Records for this task -

*** Begin section ***

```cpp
hipError_t launch_conv_reduce(ConvKind kind, const ConvArgs &a, bool f16, hipStream_t st)
{
    const bool pl = kind == CONV3X3_RELU_POOL;
    if (a.ksplit < 2 || a.ksplit > ADN_MAX_KSPLIT || !a.partial || (a.Cout & (f16 ? 15 : 3)) || (kind != CONV3X3_RELU && !pl) || (pl && !a.pool))
        return hipErrorInvalidValue;
    const long items = pl ? (long)a.N * ((a.H + 1) / 2) * ((a.W + 1) / 2) * (a.Cout / 4) : (long)a.N * a.H * a.W * (a.Cout / 4);
    const long blocks = (items + 255) / 256;
    if (items <= 0 || blocks > 0x7fffffffL) return hipErrorInvalidValue;
    return f16 ? launch_conv_reduce_t<_Float16>(pl, a, (unsigned)blocks, st) : launch_conv_reduce_t<float>(pl, a, (unsigned)blocks, st);
}

hipError_t launch_convt_reduce(const float *partial, const float *bias, float *out, int ksplit, int N, int Ho, int Wo, int Cout,
                               hipStream_t st)
{
    const long n4 = (long)N * Ho * Wo * Cout / 4;
    const long blocks = (n4 + 255) / 256;
    if (ksplit < 2 || ksplit > ADN_MAX_KSPLIT || (Cout & 7) || blocks <= 0 || blocks > 0x7fffffffL) return hipErrorInvalidValue;
    hipLaunchKernelGGL(convt_reduce_kernel, dim3((unsigned)blocks), dim3(256), 0, st, reinterpret_cast<const f32x4 *>(partial), bias,
// ... 69 lines not shown
```

audiodenoiser_amd/csrc/unet.hip:

```cpp
#include "adn_host.h"

#include <algorithm>
#include <cmath>
#include <cstdlib>
#include <cstring>
#include <memory>
#include <vector>

using adn::aligned_to;
using adn::DeviceGuard;
using adn::fail;
using adn::fail_hip;

namespace {

constexpr float BN_EPS = 1e-5f;
constexpr int CH[5] = {64, 128, 256, 512, 1024};

enum LayerKind { CONV3, CONVT };
struct LayerDesc {
    LayerKind kind;
    int level;
    int C0, C1;
    int Cout;
};
constexpr int N_CONV3 = 17, N_CONVT = 4, N_LAYERS = N_CONV3 + N_CONVT;
struct LayerTable {
    LayerDesc v[N_LAYERS];
    int n;
};
constexpr LayerTable make_layers()
{
    LayerTable t{};
    for (int l = 0; l <= 4; ++l) {
        if (l > 0) t.v[t.n++] = LayerDesc{CONV3, l, CH[l - 1], 0, CH[l]};
        t.v[t.n++] = LayerDesc{CONV3, l, CH[l], 0, CH[l]};
    }
    for (int l = 3; l >= 0; --l) {
        t.v[t.n++] = LayerDesc{CONVT, l + 1, CH[l + 1], 0, CH[l]};
        t.v[t.n++] = LayerDesc{CONV3, l, CH[l], CH[l], CH[l]};
        t.v[t.n++] = LayerDesc{CONV3, l, CH[l], 0, CH[l]};
    }
    return t;
}
constexpr LayerTable NET = make_layers();
static_assert(NET.n == N_LAYERS && NET.v[0].Cout == 64 && NET.v[8].C0 == 1024 && NET.v[9].kind == CONVT && NET.v[N_LAYERS - 1].Cout == 64,
              "layer table: 9 layers down to the bottleneck, then 4 x (convT, conv, conv)");
static_assert(6 * (1 + N_CONV3) + 2 * N_CONVT + 2 == ADN_N_WEIGHT_TENSORS, "layer table does not match the weight tensor list");
static_assert(1 + N_LAYERS + 1 == ADN_N_LAUNCHES, "layer table does not match the timing slots");
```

*** End section ***

Task statement - Reply with one number only: how many lines of the listing hold "LayerTable"?

Response to this task - 4